On 4/4/06 12:25 AM, "Nik Weaver" <nweaver at math.wustl.edu> wrote:
 
> I corrected Harvey Friedman's comment that the Feferman-Schutte
> analysis of predicativism is "much much older" than the view
> that generalized inductive definitions are predicative.

> So, do you retract your claim about the Feferman-Schutte analysis
> being "much much older"?  I assume so, but you don't say.

Much much older than what? I don't see what it is I am supposed to
"retract". 

I wrote

"I strongly recommend, for historical and other reasons, that people refrain
from using "predicative" for anything not falling under the scope of the
much much older and classically accepted analysis of Feferman/Schutte."

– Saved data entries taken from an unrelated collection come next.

# UM-ARM-Lab/pytorch_volumetric

Hardware: AMD Instinct MI355X
Metric: SDF (val+grad) queries/sec (higher is better)
Workload: dtype f32

## Files before the change

include/pvamd.h:

```cpp
#ifndef PVAMD_H
#define PVAMD_H

#include <stdint.h>

#ifdef __cplusplus
extern "C" {
#endif

#define PVAMD_ABI_VERSION 16

#define PVAMD_E_NULL      (-1)
#define PVAMD_E_SHAPE     (-2)
#define PVAMD_E_ALIGN     (-3)
#define PVAMD_E_MODE      (-4)

#define PVAMD_OOB_LOOKUP_GT_SDF 0
#define PVAMD_OOB_BOUNDING_BOX  1

#define PVAMD_RULE_VALID_ON_INDEX   1
#define PVAMD_RULE_ROUND_HALF_AWAY  2
#define PVAMD_RULE_ROUND_FLOOR_HALF 4
#define PVAMD_RULE_RES_F64          8
typedef struct pvamd_grid {
    const float* vox;
    double       dmin[3];
    double       dmax[3];
    double       dres[3];
    float        fmin[3];
    float        fmax[3];
    float        fres[3];
    float        bb_min[3];
    float        bb_max[3];
    int32_t      shape[3];
    int32_t      index_f64;
    int32_t      oob_mode;
    int32_t      finalized;
    float        vlo[3];
    float        vhi[3];
    float        inv32[3];
    float        err32[3];
    int32_t      rule;
    double       dbb_min[3];
    double       dbb_max[3];
    float        range_n2;
    float        reserved0;
} pvamd_grid_t;

#define PVAMD_TRI_REC   24
#define PVAMD_TRI_TILE  256
#define PVAMD_TRI_GROUP 16
#define PVAMD_REC_FLOATS(F) ((((F) + PVAMD_TRI_TILE - 1) / PVAMD_TRI_TILE) * PVAMD_TRI_TILE * PVAMD_TRI_REC)
#define PVAMD_TILES_FLOATS(F) ((((F) + PVAMD_TRI_TILE - 1) / PVAMD_TRI_TILE) * (4 + 4 * (PVAMD_TRI_TILE / PVAMD_TRI_GROUP)))
int64_t pvamd_mesh_rec_floats(int32_t F);
int64_t pvamd_mesh_tiles_floats(int32_t F);
typedef struct pvamd_mesh {
    const float* normal;
    const float* rec;
    const float* tiles;
    const int32_t* rec_of_face;
    int32_t      F;
    int32_t      reserved;
    double       ray_dir[3];
    uint64_t*    pair_counters;
} pvamd_mesh_t;

typedef struct pvamd_joint {
    int32_t parent;
    int32_t jtype;
    int32_t jcol;
    int32_t leaf_slot;
    float   axis[3];
    float   reserved;
    float   origin[12];
} pvamd_joint_t;

int         pvamd_abi_version(void);
const char* pvamd_build_info(void);
int         pvamd_device_count(void);

int pvamd_grid_finalize(pvamd_grid_t* grid);

int pvamd_pack_grid(const float* val, const float* grad, int64_t n, float* out, void* stream);

int pvamd_cached_query(const pvamd_grid_t* grid, const float* points, int64_t P,
                       float* out_val, float* out_grad, uint8_t* out_oob, void* stream);

#define PVAMD_CQ_KERNEL_SCALAR     0
#define PVAMD_CQ_KERNEL_DIRECT_1   1
#define PVAMD_CQ_KERNEL_DIRECT_2   2
#define PVAMD_CQ_KERNEL_DIRECT_2W  3
#define PVAMD_CQ_KERNEL_DIRECT_4   4
#define PVAMD_CQ_KERNEL_WAVE_TILE  5
#define PVAMD_CQ_KERNEL_STREAMING  6
int pvamd_cached_query_kernel(int64_t P);

int pvamd_cached_outside(const pvamd_grid_t* grid, const float* points, int64_t P, float level,
                         uint8_t* out, void* stream);

int pvamd_cached_query_f64(const pvamd_grid_t* grid, const double* points, int64_t P,
                           double* out_val, double* out_grad, uint8_t* out_oob, void* stream);
int pvamd_cached_outside_f64(const pvamd_grid_t* grid, const double* points, int64_t P, double level,
                             uint8_t* out, void* stream);
int pvamd_voxel_index_f64(const pvamd_grid_t* grid, const double* points, int64_t P,
                          int64_t* out_key, int64_t* out_flat, uint8_t* out_valid, void* stream);

int pvamd_voxel_index(const pvamd_grid_t* grid, const float* points, int64_t P,
                      int64_t* out_key, int64_t* out_flat, uint8_t* out_valid, void* stream);

int pvamd_voxel_gather_f32(const pvamd_grid_t* grid, const float* storage, const float* points, int64_t P,
                           float invalid_value, float* out, void* stream);
int pvamd_voxel_gather_u8(const pvamd_grid_t* grid, const uint8_t* storage, const float* points, int64_t P,
                          uint8_t invalid_value, uint8_t* out, void* stream);
int pvamd_voxel_scatter_f32(const pvamd_grid_t* grid, float* storage, const float* points, const float* values,
                            float scalar, int64_t P, int32_t* owner_scratch, void* stream);
int pvamd_voxel_scatter_u8(const pvamd_grid_t* grid, uint8_t* storage, const float* points, const uint8_t* values,
                           uint8_t scalar, int64_t P, int32_t* owner_scratch, void* stream);

#define PVAMD_COMPOSED_INLINE_EXACT 1
#define PVAMD_COMPOSED_FORCE_PER_LANE 2
#define PVAMD_COMPOSED_FORCE_WAVE_TILE 4
#define PVAMD_COMPOSED_NO_GROUPING 64
#define PVAMD_COMPOSED_FORCE_FUSED 128
#define PVAMD_COMPOSED_TILE_POINTS 256
#define PVAMD_COMPOSED_OUT_PACKED 32
int pvamd_composed_query(const pvamd_grid_t* grids, int32_t S, const float* tf, int32_t A,
                         const float* points, int64_t P,
                         float* out_val, float* out_grad, int32_t* out_leaf, int32_t flags, void* stream);

#define PVAMD_CO_KERNEL_PER_LANE   0
#define PVAMD_CO_KERNEL_WAVE_TILE  1
#define PVAMD_CO_KERNEL_FUSED      2
int pvamd_composed_query_kernel(int32_t A, int64_t P, int32_t flags);

int pvamd_composed_query_f64(const pvamd_grid_t* grids, int32_t S, const double* tf, int32_t A,
                             const double* points, int64_t P,
                             double* out_val, double* out_grad, int32_t* out_leaf, void* stream);

int pvamd_transform_points(const float* tf, int32_t A, const float* points, int64_t P, float* out, void* stream);
int pvamd_compose_merge(const float* tf, int32_t A, int64_t P, const float* leaf_val, const float* leaf_grad,
                        int32_t s, int32_t first, float* best_val, float* best_grad, int32_t* best_leaf, void* stream);

int pvamd_composed_query_bucketed(const pvamd_grid_t* grids, int32_t S, const float* tf, int32_t A,
                                  const float* sorted_points, const int32_t* inv, int64_t P, int64_t Pp,
                                  float* scratch, float* out_val, float* out_grad, int32_t flags, void* stream);

int64_t pvamd_group_chunk_points(void);
int64_t pvamd_group_scratch_bytes(int64_t P);
int pvamd_group_points(const float* points, int64_t P, void* scratch, void* stream);
int pvamd_composed_query_grouped(const pvamd_grid_t* grids, int32_t S, const float* tf, int32_t A, const void* scratch,
                                 int64_t P, float* out_val, float* out_grad, int32_t* out_leaf, int32_t flags, void* stream);

int pvamd_composed_query_packed(const pvamd_grid_t* grids, int32_t S, const float* tf, int32_t A, const float* points,
                                int64_t Pp, float* out_rec, int32_t flags, void* stream);
int pvamd_unpack_records(const float* rec, const int32_t* index, int64_t P, int64_t stride, int32_t A, float* out_val,
                         float* out_grad, void* stream);

int pvamd_mesh_prepare(const float* tri, const int32_t* face_id, int32_t F, float abs_margin, float* rec_out,
                       float* tiles_out, int32_t* rec_of_face_out, void* stream);

int pvamd_points_aabb(const float* points, int64_t P, float* box_out, void* stream);

int pvamd_morton_keys(const float* points, int64_t P, const float* box, int32_t* keys_out, void* stream);

#define PVAMD_MORTON_ORDER_BITS(P) ((P) >= (1 << 20) ? 21 : ((P) >= (1 << 16) ? 18 : 15))
#ifndef PVAMD_ORDER_RADIX_SORT_FROM
#define PVAMD_ORDER_RADIX_SORT_FROM (3 << 18)
#endif
int64_t pvamd_morton_order_scratch_bytes(int64_t P);
int pvamd_morton_order(const float* points, int64_t P, int32_t* order_out, int32_t* inv_out, float* sorted_points_out,
                       void* scratch, void* stream);

#define PVAMD_ORDER_KERNEL_SMALL     0
#define PVAMD_ORDER_KERNEL_COUNTING  1
#define PVAMD_ORDER_KERNEL_RADIX     2
int pvamd_morton_order_kernel(int64_t P);
int pvamd_morton_order_bits(int64_t P);

#define PVAMD_MESH_SCRATCH_GROUPS 8192
#define PVAMD_MESH_SCRATCH_SLOTS(P) ((((P) + 63) / 64) < PVAMD_MESH_SCRATCH_GROUPS ? (((P) + 63) / 64) : \
                                     ((((P) + 63) / 64) / 8 > PVAMD_MESH_SCRATCH_GROUPS ? (((P) + 63) / 64) / 8 : PVAMD_MESH_SCRATCH_GROUPS))
#define PVAMD_MESH_SMALL_POINTS 16384
#define PVAMD_MESH_SCRATCH_BYTES(P) (64 + PVAMD_MESH_SCRATCH_SLOTS(P) * (int64_t)(64 * 40 + 8 + 64) + 24 * PVAMD_MESH_SMALL_POINTS)
int64_t pvamd_mesh_scratch_bytes(int64_t P);
int64_t pvamd_mesh_small_points(void);
int pvamd_mesh_query(const pvamd_mesh_t* mesh, const float* points, const int32_t* order, int64_t P,
                     uint64_t jitter_seed, int64_t index_base, float* out_closest, float* out_dist, float* out_grad, int32_t* out_face,
                     float* out_normal, void* scratch, void* stream);

#define PVAMD_MESH_PATH_NONE        0
#define PVAMD_MESH_PATH_LISTED      1
#define PVAMD_MESH_PATH_SCAN        2
#define PVAMD_MESH_PATH_SCAN_HEAVY  3
#define PVAMD_MESH_ORDER_GIVEN      0
#define PVAMD_MESH_ORDER_INSIDE     1
#define PVAMD_MESH_ORDER_SORT_CALL  2
typedef struct pvamd_mesh_plan_t {
    int32_t path;
    int32_t order;
    int32_t groups;
    int32_t slots;
    int32_t scan_waves;
    int32_t parts;
    int32_t part_waves;
} pvamd_mesh_plan_t;
int pvamd_mesh_query_plan(int64_t P, int32_t F, int32_t has_scratch, int32_t unordered, pvamd_mesh_plan_t* plan_out);
// ... 252 lines not shown
```

pytorch_volumetric_amd/csrc/mesh.hip:

```cpp
#include "common.h"
#include "mesh_math.h"
#include "morton.h"
#include "order_small.h"
#include "wave_ops.h"

namespace pvamd {

constexpr int kRec = PVAMD_TRI_REC;
constexpr int kTile = PVAMD_TRI_TILE;
constexpr int kGroup = PVAMD_TRI_GROUP;
constexpr int kGroupsPerTile = kTile / kGroup;
static_assert(kTile == 256 && kGroup == 16 && kRec == 24, "the scan is written for 256-record tiles of six float4 planes");
enum { kPlaneSphere = 0, kPlaneU = 1, kPlaneV = 2, kPlaneA = 3, kPlaneB = 4, kPlaneC = 5 };
constexpr int kTileFloats = kTile * kRec;
PVAMD_DEV const f32x4* tile_plane(const float* rec, int tile, int plane) {
    return reinterpret_cast<const f32x4*>(rec + (int64_t)tile * kTileFloats + plane * (kTile * 4));
}
PVAMD_DEV f32x4 record_plane(const float* rec, int j, int plane) { return tile_plane(rec, j / kTile, plane)[j % kTile]; }

struct MeshArgs {
    const float* normal;
    const float* rec;
    const float* tiles;
    const int* rec_of_face;
    int F;
    double ray_dir[3];
    unsigned long long* pairs;
};
#define PVAMD_COUNT_PAIRS(m, which, n)                                                                                  \
    do {                                                                                                                \
        if ((m).pairs) {                                                                                                \
            const unsigned long long count_ = (unsigned long long)(n);  \
            if ((int)(threadIdx.x & 63) == __builtin_ctzll(__ballot(true))) atomicAdd((m).pairs + (which), count_);     \
        }                                                                                                               \
    } while (0)

struct D3 { double x, y, z; };
PVAMD_DEV D3 d3(double x, double y, double z) { return D3{x, y, z}; }
PVAMD_DEV D3 dsub(D3 a, D3 b) { return d3(a.x - b.x, a.y - b.y, a.z - b.z); }
PVAMD_DEV double ddot(D3 a, D3 b) { return a.x * b.x + a.y * b.y + a.z * b.z; }
PVAMD_DEV D3 dcross(D3 a, D3 b) { return d3(a.y * b.z - a.z * b.y, a.z * b.x - a.x * b.z, a.x * b.y - a.y * b.x); }
PVAMD_DEV D3 dscale(D3 a, double k) { return d3(a.x * k, a.y * k, a.z * k); }
PVAMD_DEV D3 dunit(D3 a, D3 fallback) {
    const double n = sqrt(ddot(a, a));
    return (n > 0.0 && n < 1e300) ? dscale(a, 1.0 / n) : fallback;
}
PVAMD_DEV double dmax3(double a, double b, double c) { return fmax(a, fmax(b, c)); }
PVAMD_DEV double dmin3(double a, double b, double c) { return fmin(a, fmin(b, c)); }
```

When I said "much older" I was referring to Weaver's analysis. I wasn't
aware of any serious analysis until Feferman/Schutte. I still am not. Is
there any such serious analysis?

Weaver says that Wang and Lorenzen, earlier than Feferman, took views on
predicativity that are more liberal than Feferman/Schutte.

I have my doubts that they expressed any coherent well worked out idea that
is relevant to my opinion that Feferman/Schutte is much much older than any
coherent competing idea.

In fact, Weaver said this about Wang's position:

"Hao Wang considered the question of which ordinals are
predicatively acceptable, and tentatively proposed an answer:
the predicative ordinals are precisely the recursive ordinals.
Wang's idea was that (1) there is no predicative difficulty
in defining all recursive well-orderings of omega and (2) by a
result of Spector, no non-recursive well-ordering of omega
will appear in L_\alpha for any recursive \alpha.  Thus, the
predicativist can access all recursive ordinals but will never
be able to reach any non-recursive ordinal."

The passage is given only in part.